- _WHAT IS BEING ASKED_
Below are some entries. Repeat exactly the lines from the one with "if (!(beta <" through the one with "u1 = __float_as_uint(r1) & 0xffff0000u;", and only those.

[Stored dataset items]
· · ·

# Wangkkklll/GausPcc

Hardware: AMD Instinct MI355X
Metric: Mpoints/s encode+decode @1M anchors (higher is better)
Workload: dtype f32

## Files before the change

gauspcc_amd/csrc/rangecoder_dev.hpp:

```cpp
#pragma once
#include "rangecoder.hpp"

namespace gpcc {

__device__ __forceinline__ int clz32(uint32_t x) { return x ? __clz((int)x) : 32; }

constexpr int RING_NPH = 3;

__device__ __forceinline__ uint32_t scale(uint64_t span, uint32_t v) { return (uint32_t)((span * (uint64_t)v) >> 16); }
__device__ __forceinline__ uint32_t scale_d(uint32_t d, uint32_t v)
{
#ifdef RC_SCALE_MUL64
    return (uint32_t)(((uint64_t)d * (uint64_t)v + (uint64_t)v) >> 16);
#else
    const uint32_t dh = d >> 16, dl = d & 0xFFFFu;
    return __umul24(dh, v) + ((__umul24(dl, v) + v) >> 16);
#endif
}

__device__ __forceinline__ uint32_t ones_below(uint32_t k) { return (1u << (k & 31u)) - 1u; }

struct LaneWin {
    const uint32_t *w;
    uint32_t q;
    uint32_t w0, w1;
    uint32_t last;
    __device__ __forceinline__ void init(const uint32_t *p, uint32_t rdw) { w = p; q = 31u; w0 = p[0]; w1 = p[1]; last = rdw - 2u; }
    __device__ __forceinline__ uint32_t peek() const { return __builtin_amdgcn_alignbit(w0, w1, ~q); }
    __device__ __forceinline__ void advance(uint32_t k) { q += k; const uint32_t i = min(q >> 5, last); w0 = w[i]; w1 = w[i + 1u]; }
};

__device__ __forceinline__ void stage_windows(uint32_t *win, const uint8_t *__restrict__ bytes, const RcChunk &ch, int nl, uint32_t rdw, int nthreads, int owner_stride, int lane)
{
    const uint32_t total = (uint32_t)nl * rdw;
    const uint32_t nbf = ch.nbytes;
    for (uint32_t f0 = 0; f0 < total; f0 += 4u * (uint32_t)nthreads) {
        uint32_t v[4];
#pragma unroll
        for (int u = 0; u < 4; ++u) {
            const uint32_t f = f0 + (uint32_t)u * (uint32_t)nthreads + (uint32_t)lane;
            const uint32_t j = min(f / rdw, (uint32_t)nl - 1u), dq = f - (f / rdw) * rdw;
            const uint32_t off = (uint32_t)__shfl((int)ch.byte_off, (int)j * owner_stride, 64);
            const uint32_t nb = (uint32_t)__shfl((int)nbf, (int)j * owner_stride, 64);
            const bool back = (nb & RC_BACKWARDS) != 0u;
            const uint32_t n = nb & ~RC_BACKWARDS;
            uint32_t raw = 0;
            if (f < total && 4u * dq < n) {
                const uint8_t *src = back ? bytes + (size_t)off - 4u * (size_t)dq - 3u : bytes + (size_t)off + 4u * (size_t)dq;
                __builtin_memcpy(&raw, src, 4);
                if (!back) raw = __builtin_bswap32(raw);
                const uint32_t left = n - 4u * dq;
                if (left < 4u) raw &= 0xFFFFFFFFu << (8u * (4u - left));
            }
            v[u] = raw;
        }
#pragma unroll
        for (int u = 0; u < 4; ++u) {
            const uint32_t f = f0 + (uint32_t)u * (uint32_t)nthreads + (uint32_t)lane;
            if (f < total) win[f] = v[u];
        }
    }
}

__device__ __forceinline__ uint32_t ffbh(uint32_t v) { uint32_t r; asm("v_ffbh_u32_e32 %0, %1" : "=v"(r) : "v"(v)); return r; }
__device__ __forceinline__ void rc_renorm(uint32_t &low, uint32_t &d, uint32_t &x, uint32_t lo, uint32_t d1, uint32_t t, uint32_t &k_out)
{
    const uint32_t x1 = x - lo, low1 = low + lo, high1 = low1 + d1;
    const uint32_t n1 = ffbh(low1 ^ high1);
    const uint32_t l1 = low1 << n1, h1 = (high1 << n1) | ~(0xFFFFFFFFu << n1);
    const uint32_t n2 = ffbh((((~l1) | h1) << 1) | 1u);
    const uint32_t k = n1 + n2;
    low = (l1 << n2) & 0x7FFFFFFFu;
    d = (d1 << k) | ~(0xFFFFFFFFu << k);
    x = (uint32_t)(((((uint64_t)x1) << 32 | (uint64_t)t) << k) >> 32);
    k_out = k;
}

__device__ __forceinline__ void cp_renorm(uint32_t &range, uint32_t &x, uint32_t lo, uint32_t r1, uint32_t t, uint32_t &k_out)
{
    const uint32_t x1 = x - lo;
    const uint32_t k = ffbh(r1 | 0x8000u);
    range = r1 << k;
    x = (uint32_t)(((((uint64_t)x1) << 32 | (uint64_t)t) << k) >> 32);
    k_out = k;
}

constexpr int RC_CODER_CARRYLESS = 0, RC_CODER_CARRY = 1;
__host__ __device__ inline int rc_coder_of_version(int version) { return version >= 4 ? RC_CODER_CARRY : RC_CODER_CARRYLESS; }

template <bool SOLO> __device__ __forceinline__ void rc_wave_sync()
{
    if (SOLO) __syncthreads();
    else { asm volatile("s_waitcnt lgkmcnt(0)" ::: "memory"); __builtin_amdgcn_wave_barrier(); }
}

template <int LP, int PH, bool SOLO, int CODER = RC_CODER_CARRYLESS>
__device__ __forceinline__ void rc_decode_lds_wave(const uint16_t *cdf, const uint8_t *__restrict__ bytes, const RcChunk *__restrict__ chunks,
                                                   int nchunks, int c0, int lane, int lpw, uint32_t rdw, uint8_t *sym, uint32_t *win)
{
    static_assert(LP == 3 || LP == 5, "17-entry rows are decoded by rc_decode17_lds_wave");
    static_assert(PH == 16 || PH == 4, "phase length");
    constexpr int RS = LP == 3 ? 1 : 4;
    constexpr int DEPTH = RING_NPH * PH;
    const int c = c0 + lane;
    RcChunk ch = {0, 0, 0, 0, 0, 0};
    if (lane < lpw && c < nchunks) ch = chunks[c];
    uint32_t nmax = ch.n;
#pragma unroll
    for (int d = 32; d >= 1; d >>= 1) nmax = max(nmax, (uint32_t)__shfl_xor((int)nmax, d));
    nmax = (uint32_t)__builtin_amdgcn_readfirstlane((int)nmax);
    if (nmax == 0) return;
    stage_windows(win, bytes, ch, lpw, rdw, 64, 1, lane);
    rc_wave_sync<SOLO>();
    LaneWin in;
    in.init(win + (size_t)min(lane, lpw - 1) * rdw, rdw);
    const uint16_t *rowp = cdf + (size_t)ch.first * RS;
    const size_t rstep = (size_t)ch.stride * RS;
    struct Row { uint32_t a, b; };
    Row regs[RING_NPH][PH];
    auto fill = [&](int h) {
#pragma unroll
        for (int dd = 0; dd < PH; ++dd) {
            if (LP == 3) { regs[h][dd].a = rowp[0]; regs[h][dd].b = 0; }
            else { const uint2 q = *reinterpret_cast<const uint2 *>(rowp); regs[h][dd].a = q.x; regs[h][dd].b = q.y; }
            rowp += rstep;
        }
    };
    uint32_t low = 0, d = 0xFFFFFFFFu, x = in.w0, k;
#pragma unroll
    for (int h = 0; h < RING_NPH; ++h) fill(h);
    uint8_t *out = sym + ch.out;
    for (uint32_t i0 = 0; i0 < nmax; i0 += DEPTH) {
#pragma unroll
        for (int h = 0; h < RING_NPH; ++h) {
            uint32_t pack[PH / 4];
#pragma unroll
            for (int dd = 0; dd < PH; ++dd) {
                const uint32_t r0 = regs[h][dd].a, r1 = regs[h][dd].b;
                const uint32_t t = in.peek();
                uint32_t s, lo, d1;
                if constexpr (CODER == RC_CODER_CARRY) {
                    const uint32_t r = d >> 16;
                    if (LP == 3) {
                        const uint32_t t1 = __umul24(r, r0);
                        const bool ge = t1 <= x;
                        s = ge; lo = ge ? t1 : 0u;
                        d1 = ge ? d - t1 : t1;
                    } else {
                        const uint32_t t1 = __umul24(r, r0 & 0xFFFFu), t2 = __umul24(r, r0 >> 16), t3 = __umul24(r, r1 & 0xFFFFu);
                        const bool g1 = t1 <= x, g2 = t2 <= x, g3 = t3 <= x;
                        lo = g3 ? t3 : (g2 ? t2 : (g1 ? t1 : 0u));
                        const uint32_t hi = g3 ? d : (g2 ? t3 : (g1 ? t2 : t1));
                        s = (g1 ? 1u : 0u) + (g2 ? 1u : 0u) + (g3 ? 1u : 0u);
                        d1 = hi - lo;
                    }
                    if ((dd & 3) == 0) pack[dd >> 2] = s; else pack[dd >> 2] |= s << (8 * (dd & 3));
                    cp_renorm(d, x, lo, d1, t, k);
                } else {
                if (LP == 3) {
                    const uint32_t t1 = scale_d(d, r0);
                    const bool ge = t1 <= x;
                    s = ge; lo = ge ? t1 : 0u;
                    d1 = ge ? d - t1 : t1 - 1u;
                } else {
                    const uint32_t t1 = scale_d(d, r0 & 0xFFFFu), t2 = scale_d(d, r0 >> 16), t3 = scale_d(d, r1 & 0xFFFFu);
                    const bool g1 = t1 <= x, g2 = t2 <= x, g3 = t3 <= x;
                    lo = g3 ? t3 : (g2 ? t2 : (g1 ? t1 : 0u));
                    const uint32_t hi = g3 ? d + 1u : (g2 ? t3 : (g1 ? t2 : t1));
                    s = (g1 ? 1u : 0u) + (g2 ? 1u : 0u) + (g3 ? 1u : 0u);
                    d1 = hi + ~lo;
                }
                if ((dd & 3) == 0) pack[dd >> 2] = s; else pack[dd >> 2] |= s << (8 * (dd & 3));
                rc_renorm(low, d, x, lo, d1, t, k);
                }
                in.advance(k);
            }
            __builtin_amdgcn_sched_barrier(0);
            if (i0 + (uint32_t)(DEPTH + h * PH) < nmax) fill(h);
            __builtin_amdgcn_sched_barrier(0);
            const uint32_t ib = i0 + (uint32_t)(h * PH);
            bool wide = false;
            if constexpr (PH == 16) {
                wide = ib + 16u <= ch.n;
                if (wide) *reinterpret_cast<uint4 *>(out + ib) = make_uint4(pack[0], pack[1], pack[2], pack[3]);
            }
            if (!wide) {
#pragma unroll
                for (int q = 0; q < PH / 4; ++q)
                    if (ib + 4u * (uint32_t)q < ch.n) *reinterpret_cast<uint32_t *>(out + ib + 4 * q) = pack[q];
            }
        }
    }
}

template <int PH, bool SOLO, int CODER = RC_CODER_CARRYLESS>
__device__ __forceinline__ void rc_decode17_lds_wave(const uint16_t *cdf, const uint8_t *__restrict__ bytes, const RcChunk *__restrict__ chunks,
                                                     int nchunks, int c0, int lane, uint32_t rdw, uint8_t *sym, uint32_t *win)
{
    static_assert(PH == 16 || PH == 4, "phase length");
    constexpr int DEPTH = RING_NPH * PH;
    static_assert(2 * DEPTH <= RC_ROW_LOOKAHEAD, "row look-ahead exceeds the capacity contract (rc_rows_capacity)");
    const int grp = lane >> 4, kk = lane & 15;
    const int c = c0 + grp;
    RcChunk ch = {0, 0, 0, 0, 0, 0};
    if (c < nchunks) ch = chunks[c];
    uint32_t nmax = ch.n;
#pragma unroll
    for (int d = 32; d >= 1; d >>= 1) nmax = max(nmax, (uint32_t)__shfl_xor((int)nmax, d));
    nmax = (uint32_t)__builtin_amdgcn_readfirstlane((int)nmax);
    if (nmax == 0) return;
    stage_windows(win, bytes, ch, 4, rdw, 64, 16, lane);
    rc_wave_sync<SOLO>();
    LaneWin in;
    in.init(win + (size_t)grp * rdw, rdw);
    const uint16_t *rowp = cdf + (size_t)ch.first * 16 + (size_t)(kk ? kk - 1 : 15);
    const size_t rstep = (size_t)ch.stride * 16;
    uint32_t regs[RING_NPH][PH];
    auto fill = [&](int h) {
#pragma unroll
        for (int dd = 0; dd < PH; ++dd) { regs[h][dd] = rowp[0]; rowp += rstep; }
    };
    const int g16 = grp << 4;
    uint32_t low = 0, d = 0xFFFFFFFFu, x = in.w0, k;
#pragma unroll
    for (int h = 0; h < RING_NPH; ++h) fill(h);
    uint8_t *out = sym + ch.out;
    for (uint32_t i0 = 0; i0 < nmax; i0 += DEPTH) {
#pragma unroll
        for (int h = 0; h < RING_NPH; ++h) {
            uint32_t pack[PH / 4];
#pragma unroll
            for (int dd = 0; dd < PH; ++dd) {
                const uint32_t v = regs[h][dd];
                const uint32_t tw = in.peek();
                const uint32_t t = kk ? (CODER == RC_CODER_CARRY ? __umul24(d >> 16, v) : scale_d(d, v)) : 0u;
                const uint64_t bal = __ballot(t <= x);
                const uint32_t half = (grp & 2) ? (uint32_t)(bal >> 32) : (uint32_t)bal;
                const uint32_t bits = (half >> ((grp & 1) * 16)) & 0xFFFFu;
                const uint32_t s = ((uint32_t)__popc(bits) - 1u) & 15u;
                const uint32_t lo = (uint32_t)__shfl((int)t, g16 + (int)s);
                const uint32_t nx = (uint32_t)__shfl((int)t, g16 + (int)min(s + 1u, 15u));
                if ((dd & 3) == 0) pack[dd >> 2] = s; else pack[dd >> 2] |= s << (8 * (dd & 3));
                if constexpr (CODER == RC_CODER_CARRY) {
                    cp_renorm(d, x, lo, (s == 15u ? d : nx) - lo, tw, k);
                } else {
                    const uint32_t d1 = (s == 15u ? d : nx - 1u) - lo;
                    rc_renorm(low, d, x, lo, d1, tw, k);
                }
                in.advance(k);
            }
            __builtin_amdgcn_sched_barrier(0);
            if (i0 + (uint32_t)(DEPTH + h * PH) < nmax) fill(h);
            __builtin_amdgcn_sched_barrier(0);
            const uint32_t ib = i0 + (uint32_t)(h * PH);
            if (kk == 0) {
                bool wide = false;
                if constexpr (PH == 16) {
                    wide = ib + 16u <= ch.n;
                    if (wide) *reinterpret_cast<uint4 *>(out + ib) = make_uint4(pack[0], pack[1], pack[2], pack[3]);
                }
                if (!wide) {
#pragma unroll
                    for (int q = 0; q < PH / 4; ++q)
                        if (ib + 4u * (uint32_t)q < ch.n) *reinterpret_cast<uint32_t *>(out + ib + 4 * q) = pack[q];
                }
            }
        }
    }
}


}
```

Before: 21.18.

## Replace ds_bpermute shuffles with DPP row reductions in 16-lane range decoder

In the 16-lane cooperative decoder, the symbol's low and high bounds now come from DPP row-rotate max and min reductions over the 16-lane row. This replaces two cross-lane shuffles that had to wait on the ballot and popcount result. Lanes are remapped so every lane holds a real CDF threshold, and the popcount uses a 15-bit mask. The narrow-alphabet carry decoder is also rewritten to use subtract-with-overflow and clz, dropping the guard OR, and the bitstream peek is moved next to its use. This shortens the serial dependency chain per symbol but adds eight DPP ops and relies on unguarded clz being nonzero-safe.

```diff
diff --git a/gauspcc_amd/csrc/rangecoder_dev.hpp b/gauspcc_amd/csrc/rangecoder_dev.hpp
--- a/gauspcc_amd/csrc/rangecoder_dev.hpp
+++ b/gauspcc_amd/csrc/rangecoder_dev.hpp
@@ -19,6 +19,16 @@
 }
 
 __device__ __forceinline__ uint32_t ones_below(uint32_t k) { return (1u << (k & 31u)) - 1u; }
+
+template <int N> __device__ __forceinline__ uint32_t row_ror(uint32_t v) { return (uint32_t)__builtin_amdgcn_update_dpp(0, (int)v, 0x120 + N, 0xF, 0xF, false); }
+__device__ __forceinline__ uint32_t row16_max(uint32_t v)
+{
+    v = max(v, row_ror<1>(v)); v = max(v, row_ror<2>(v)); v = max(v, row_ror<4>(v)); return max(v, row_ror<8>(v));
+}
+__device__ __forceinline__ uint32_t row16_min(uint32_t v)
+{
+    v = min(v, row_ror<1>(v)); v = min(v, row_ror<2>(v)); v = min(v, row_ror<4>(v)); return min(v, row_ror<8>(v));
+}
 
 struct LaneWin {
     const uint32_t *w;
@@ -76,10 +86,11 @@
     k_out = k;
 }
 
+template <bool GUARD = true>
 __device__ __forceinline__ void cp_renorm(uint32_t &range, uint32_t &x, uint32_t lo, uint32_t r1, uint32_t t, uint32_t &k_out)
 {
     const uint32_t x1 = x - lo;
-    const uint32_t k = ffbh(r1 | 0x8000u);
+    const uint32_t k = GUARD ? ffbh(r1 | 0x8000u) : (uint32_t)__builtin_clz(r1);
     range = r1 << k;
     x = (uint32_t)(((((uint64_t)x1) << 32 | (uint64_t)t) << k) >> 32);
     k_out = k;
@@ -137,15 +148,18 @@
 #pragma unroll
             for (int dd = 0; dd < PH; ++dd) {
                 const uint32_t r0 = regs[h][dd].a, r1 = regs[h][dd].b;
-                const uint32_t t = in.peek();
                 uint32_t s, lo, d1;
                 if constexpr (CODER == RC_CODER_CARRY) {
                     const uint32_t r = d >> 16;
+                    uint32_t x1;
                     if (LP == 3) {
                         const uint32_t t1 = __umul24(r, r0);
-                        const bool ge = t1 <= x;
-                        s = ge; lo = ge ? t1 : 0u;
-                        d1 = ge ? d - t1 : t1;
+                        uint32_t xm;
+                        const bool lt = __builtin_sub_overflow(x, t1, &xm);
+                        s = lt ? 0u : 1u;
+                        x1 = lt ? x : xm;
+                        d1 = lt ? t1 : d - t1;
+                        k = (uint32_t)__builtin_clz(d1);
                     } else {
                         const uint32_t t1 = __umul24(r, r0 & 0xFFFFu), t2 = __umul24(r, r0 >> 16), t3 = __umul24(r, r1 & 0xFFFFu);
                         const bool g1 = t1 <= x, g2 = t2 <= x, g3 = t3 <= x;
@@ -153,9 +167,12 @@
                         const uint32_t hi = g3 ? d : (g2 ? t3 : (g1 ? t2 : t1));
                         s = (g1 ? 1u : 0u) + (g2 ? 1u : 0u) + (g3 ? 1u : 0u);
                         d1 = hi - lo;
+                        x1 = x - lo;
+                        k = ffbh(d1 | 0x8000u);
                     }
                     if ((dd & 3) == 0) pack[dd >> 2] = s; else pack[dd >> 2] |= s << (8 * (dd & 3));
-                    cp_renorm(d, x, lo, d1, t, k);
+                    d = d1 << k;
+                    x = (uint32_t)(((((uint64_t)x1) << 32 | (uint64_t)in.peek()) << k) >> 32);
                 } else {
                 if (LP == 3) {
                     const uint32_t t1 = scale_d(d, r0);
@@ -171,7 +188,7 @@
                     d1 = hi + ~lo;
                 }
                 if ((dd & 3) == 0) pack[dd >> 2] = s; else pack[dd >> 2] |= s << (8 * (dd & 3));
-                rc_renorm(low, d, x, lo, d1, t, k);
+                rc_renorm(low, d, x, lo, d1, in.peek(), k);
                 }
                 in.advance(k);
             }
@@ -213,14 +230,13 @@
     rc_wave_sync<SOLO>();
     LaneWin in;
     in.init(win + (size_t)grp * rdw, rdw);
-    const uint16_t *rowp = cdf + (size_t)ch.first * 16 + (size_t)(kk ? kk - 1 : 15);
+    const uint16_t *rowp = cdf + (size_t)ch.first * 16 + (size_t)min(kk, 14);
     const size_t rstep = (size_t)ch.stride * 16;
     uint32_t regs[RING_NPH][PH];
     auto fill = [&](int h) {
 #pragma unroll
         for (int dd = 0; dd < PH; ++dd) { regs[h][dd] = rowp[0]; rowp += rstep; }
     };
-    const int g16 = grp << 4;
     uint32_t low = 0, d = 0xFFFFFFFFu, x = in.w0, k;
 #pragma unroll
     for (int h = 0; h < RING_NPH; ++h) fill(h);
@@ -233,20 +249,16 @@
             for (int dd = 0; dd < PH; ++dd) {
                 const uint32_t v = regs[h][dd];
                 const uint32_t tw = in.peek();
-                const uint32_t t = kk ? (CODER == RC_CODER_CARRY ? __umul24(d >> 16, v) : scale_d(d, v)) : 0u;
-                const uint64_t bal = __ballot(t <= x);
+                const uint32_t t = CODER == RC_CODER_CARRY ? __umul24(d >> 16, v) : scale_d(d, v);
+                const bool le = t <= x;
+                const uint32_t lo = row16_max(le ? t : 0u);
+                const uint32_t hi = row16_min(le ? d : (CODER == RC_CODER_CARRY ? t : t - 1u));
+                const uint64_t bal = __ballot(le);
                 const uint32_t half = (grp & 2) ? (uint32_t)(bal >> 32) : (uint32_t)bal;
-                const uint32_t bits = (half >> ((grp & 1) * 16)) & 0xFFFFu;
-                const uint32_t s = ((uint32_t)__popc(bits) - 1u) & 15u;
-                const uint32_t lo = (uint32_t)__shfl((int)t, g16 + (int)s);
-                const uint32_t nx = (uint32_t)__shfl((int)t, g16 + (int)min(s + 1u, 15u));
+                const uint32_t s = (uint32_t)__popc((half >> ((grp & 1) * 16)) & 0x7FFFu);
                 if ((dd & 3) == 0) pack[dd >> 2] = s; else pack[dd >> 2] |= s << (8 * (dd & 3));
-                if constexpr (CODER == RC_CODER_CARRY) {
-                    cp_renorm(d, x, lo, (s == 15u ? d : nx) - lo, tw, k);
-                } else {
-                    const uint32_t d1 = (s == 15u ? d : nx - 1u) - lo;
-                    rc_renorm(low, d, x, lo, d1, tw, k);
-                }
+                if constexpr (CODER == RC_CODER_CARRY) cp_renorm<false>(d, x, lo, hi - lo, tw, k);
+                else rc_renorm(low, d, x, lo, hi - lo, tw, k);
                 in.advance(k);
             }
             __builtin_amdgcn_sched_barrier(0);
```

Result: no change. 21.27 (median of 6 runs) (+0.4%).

· · ·

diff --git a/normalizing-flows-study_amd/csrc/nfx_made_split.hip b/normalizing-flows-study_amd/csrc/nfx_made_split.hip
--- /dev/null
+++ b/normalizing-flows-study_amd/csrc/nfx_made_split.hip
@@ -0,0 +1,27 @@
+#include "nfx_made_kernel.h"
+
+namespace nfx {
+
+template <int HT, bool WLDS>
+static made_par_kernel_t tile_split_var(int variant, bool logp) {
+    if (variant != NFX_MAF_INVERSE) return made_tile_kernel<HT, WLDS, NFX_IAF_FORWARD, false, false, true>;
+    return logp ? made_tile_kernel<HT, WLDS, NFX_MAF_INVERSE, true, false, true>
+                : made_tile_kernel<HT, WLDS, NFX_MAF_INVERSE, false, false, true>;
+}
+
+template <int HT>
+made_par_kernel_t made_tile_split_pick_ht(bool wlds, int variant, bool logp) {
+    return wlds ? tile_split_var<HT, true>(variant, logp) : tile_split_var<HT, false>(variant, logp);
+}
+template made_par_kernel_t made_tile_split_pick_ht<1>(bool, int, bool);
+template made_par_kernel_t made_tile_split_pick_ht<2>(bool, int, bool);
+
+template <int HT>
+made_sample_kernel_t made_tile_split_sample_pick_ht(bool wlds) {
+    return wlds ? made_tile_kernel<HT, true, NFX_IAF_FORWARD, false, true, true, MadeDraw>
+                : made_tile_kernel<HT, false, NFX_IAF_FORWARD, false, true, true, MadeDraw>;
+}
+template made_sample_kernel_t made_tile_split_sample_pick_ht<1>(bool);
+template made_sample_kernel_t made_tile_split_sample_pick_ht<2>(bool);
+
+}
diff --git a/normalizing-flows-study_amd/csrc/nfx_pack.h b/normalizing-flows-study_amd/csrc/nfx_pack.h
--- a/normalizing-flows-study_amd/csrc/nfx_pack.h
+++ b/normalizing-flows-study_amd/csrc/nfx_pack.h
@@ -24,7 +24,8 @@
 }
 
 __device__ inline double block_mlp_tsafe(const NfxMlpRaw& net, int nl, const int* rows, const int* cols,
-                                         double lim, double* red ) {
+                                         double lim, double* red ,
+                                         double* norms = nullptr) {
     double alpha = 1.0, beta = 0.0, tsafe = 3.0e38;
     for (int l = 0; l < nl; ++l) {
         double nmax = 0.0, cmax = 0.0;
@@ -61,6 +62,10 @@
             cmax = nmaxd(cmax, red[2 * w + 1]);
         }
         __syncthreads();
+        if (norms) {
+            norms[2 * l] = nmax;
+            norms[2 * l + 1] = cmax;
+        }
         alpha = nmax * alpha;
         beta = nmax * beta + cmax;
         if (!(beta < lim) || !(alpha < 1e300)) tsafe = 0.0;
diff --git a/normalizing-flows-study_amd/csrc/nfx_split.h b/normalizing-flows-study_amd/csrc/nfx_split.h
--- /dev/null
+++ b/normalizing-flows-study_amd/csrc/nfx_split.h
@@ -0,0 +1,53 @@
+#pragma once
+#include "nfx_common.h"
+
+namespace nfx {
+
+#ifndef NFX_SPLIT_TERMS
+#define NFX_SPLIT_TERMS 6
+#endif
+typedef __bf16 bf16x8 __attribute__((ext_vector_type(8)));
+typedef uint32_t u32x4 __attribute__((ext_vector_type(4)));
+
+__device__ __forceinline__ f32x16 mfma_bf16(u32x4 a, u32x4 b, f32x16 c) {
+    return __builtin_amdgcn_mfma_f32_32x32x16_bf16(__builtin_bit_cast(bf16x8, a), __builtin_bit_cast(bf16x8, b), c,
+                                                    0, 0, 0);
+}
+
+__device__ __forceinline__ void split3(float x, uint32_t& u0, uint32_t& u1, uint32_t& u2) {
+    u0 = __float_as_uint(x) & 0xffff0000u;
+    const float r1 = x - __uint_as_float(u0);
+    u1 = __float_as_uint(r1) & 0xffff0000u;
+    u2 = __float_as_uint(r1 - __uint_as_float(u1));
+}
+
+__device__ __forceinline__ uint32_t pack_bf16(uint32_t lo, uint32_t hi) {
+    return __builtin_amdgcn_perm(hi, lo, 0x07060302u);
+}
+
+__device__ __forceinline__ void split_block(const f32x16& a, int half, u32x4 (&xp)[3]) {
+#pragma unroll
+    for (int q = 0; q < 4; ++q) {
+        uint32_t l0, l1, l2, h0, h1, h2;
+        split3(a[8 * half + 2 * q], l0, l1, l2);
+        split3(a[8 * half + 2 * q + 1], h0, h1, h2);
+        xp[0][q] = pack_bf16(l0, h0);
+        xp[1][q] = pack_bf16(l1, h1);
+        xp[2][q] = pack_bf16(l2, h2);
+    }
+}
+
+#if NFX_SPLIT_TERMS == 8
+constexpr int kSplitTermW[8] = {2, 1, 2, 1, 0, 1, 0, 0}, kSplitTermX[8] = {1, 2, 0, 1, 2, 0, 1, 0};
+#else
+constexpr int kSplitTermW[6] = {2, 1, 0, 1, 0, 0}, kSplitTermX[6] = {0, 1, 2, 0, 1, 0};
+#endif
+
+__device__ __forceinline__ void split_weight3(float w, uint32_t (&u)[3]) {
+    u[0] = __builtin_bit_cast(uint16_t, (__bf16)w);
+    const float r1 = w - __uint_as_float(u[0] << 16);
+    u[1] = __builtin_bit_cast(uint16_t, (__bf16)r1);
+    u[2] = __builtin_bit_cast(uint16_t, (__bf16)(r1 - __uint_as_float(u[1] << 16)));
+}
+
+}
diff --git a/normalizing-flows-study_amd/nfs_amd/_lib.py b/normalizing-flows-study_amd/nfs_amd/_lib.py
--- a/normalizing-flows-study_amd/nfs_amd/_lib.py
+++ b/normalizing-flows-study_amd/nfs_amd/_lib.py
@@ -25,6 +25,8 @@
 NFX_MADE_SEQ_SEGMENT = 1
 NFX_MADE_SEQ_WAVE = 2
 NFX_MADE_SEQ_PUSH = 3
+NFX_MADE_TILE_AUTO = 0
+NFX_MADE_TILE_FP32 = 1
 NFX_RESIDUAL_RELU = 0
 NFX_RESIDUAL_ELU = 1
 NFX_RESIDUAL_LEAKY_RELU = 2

· · ·

- _SOLUTION TO THIS TASK_
         if (!(beta < lim) || !(alpha < 1e300)) tsafe = 0.0;
diff --git a/normalizing-flows-study_amd/csrc/nfx_split.h b/normalizing-flows-study_amd/csrc/nfx_split.h
--- /dev/null
+++ b/normalizing-flows-study_amd/csrc/nfx_split.h
@@ -0,0 +1,53 @@
+#pragma once
+#include "nfx_common.h"
+
+namespace nfx {
+
+#ifndef NFX_SPLIT_TERMS
+#define NFX_SPLIT_TERMS 6
+#endif
+typedef __bf16 bf16x8 __attribute__((ext_vector_type(8)));
+typedef uint32_t u32x4 __attribute__((ext_vector_type(4)));
+
+__device__ __forceinline__ f32x16 mfma_bf16(u32x4 a, u32x4 b, f32x16 c) {
+    return __builtin_amdgcn_mfma_f32_32x32x16_bf16(__builtin_bit_cast(bf16x8, a), __builtin_bit_cast(bf16x8, b), c,
+                                                    0, 0, 0);
+}
+
+__device__ __forceinline__ void split3(float x, uint32_t& u0, uint32_t& u1, uint32_t& u2) {
+    u0 = __float_as_uint(x) & 0xffff0000u;
+    const float r1 = x - __uint_as_float(u0);
+    u1 = __float_as_uint(r1) & 0xffff0000u;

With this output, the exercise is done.